- Prompt -
The records below are to be transcribed exactly as they appear.
**** Dataset excerpts ****
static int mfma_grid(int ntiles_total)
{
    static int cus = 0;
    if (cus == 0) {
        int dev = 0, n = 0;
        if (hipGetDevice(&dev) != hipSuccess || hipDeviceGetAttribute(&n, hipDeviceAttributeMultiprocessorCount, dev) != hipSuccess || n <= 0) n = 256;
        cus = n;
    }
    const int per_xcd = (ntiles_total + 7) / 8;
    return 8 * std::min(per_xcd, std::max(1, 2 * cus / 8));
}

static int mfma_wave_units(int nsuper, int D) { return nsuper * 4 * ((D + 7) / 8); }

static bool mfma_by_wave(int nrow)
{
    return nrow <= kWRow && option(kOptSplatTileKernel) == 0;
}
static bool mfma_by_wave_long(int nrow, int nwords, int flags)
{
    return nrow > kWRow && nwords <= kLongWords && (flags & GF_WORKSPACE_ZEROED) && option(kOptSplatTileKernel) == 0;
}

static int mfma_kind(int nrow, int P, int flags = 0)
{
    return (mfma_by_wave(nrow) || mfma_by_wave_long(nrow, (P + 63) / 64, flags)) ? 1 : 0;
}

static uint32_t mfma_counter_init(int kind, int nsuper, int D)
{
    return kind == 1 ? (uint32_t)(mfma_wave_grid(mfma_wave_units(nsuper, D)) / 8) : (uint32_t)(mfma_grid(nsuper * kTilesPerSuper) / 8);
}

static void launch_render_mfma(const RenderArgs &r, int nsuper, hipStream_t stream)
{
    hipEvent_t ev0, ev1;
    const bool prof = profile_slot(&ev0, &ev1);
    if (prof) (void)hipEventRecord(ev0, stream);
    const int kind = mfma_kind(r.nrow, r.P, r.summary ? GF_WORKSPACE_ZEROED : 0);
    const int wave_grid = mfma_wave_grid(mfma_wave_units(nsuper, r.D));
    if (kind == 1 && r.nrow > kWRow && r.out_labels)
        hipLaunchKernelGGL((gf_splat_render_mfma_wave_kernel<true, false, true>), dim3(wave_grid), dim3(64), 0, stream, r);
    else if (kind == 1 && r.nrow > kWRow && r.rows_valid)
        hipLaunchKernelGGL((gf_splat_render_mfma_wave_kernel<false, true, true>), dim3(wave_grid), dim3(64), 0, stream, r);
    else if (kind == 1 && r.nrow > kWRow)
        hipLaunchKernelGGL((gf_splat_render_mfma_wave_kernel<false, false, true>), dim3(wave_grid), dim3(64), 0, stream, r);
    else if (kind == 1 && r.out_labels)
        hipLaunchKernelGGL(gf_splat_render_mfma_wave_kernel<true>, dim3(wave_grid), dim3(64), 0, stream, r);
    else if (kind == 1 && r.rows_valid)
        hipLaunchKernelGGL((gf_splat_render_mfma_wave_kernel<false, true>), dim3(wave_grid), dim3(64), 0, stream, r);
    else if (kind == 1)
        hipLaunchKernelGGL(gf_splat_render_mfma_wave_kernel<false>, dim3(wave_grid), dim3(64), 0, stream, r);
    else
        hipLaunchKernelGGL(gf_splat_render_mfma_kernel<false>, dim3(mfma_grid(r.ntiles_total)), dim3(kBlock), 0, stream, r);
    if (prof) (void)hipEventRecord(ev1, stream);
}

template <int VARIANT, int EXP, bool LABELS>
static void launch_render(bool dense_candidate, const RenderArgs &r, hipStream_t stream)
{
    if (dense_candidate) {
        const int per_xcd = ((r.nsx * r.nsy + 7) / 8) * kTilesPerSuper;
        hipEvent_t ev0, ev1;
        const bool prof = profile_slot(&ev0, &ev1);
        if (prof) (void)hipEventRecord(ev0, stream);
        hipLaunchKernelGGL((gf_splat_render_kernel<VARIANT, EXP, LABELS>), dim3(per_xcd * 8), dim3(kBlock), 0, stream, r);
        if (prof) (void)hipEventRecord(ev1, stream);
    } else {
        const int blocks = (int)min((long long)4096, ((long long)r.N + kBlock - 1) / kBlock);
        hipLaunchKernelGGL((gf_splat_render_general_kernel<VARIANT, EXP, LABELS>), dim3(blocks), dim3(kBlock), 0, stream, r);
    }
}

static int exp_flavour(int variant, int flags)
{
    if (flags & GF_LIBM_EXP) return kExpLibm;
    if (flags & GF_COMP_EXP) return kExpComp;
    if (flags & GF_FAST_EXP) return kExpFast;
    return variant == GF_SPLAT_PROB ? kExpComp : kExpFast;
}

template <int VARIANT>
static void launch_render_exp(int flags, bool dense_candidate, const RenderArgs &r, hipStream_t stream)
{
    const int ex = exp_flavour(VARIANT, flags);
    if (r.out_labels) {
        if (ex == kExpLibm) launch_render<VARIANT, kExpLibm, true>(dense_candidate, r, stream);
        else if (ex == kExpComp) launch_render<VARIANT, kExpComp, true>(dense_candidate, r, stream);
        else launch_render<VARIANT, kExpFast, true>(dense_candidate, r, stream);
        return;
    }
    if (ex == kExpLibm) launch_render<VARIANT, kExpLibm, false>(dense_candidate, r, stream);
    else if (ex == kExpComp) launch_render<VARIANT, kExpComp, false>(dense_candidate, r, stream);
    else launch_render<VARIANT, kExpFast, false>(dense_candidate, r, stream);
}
****
- Task response -
static int mfma_grid(int ntiles_total)
{
    static int cus = 0;
    if (cus == 0) {
        int dev = 0, n = 0;
        if (hipGetDevice(&dev) != hipSuccess || hipDeviceGetAttribute(&n, hipDeviceAttributeMultiprocessorCount, dev) != hipSuccess || n <= 0) n = 256;
        cus = n;
    }
    const int per_xcd = (ntiles_total + 7) / 8;
    return 8 * std::min(per_xcd, std::max(1, 2 * cus / 8));
}

static int mfma_wave_units(int nsuper, int D) { return nsuper * 4 * ((D + 7) / 8); }

static bool mfma_by_wave(int nrow)
{
    return nrow <= kWRow && option(kOptSplatTileKernel) == 0;
}
static bool mfma_by_wave_long(int nrow, int nwords, int flags)
{
    return nrow > kWRow && nwords <= kLongWords && (flags & GF_WORKSPACE_ZEROED) && option(kOptSplatTileKernel) == 0;
}

static int mfma_kind(int nrow, int P, int flags = 0)
{
    return (mfma_by_wave(nrow) || mfma_by_wave_long(nrow, (P + 63) / 64, flags)) ? 1 : 0;
}

static uint32_t mfma_counter_init(int kind, int nsuper, int D)
{
    return kind == 1 ? (uint32_t)(mfma_wave_grid(mfma_wave_units(nsuper, D)) / 8) : (uint32_t)(mfma_grid(nsuper * kTilesPerSuper) / 8);
}

static void launch_render_mfma(const RenderArgs &r, int nsuper, hipStream_t stream)
{
    hipEvent_t ev0, ev1;
    const bool prof = profile_slot(&ev0, &ev1);
    if (prof) (void)hipEventRecord(ev0, stream);
    const int kind = mfma_kind(r.nrow, r.P, r.summary ? GF_WORKSPACE_ZEROED : 0);
    const int wave_grid = mfma_wave_grid(mfma_wave_units(nsuper, r.D));
    if (kind == 1 && r.nrow > kWRow && r.out_labels)
        hipLaunchKernelGGL((gf_splat_render_mfma_wave_kernel<true, false, true>), dim3(wave_grid), dim3(64), 0, stream, r);
    else if (kind == 1 && r.nrow > kWRow && r.rows_valid)
        hipLaunchKernelGGL((gf_splat_render_mfma_wave_kernel<false, true, true>), dim3(wave_grid), dim3(64), 0, stream, r);
    else if (kind == 1 && r.nrow > kWRow)
        hipLaunchKernelGGL((gf_splat_render_mfma_wave_kernel<false, false, true>), dim3(wave_grid), dim3(64), 0, stream, r);
    else if (kind == 1 && r.out_labels)
        hipLaunchKernelGGL(gf_splat_render_mfma_wave_kernel<true>, dim3(wave_grid), dim3(64), 0, stream, r);
    else if (kind == 1 && r.rows_valid)
        hipLaunchKernelGGL((gf_splat_render_mfma_wave_kernel<false, true>), dim3(wave_grid), dim3(64), 0, stream, r);
    else if (kind == 1)
        hipLaunchKernelGGL(gf_splat_render_mfma_wave_kernel<false>, dim3(wave_grid), dim3(64), 0, stream, r);
    else
        hipLaunchKernelGGL(gf_splat_render_mfma_kernel<false>, dim3(mfma_grid(r.ntiles_total)), dim3(kBlock), 0, stream, r);
    if (prof) (void)hipEventRecord(ev1, stream);
}

template <int VARIANT, int EXP, bool LABELS>
static void launch_render(bool dense_candidate, const RenderArgs &r, hipStream_t stream)
{
    if (dense_candidate) {
        const int per_xcd = ((r.nsx * r.nsy + 7) / 8) * kTilesPerSuper;
        hipEvent_t ev0, ev1;
        const bool prof = profile_slot(&ev0, &ev1);
        if (prof) (void)hipEventRecord(ev0, stream);
        hipLaunchKernelGGL((gf_splat_render_kernel<VARIANT, EXP, LABELS>), dim3(per_xcd * 8), dim3(kBlock), 0, stream, r);
        if (prof) (void)hipEventRecord(ev1, stream);
    } else {
        const int blocks = (int)min((long long)4096, ((long long)r.N + kBlock - 1) / kBlock);
        hipLaunchKernelGGL((gf_splat_render_general_kernel<VARIANT, EXP, LABELS>), dim3(blocks), dim3(kBlock), 0, stream, r);
    }
}

static int exp_flavour(int variant, int flags)
{
    if (flags & GF_LIBM_EXP) return kExpLibm;
    if (flags & GF_COMP_EXP) return kExpComp;
    if (flags & GF_FAST_EXP) return kExpFast;
    return variant == GF_SPLAT_PROB ? kExpComp : kExpFast;
}

template <int VARIANT>
static void launch_render_exp(int flags, bool dense_candidate, const RenderArgs &r, hipStream_t stream)
{
    const int ex = exp_flavour(VARIANT, flags);
    if (r.out_labels) {
        if (ex == kExpLibm) launch_render<VARIANT, kExpLibm, true>(dense_candidate, r, stream);
        else if (ex == kExpComp) launch_render<VARIANT, kExpComp, true>(dense_candidate, r, stream);
        else launch_render<VARIANT, kExpFast, true>(dense_candidate, r, stream);
        return;
    }
    if (ex == kExpLibm) launch_render<VARIANT, kExpLibm, false>(dense_candidate, r, stream);
    else if (ex == kExpComp) launch_render<VARIANT, kExpComp, false>(dense_candidate, r, stream);
    else launch_render<VARIANT, kExpFast, false>(dense_candidate, r, stream);
}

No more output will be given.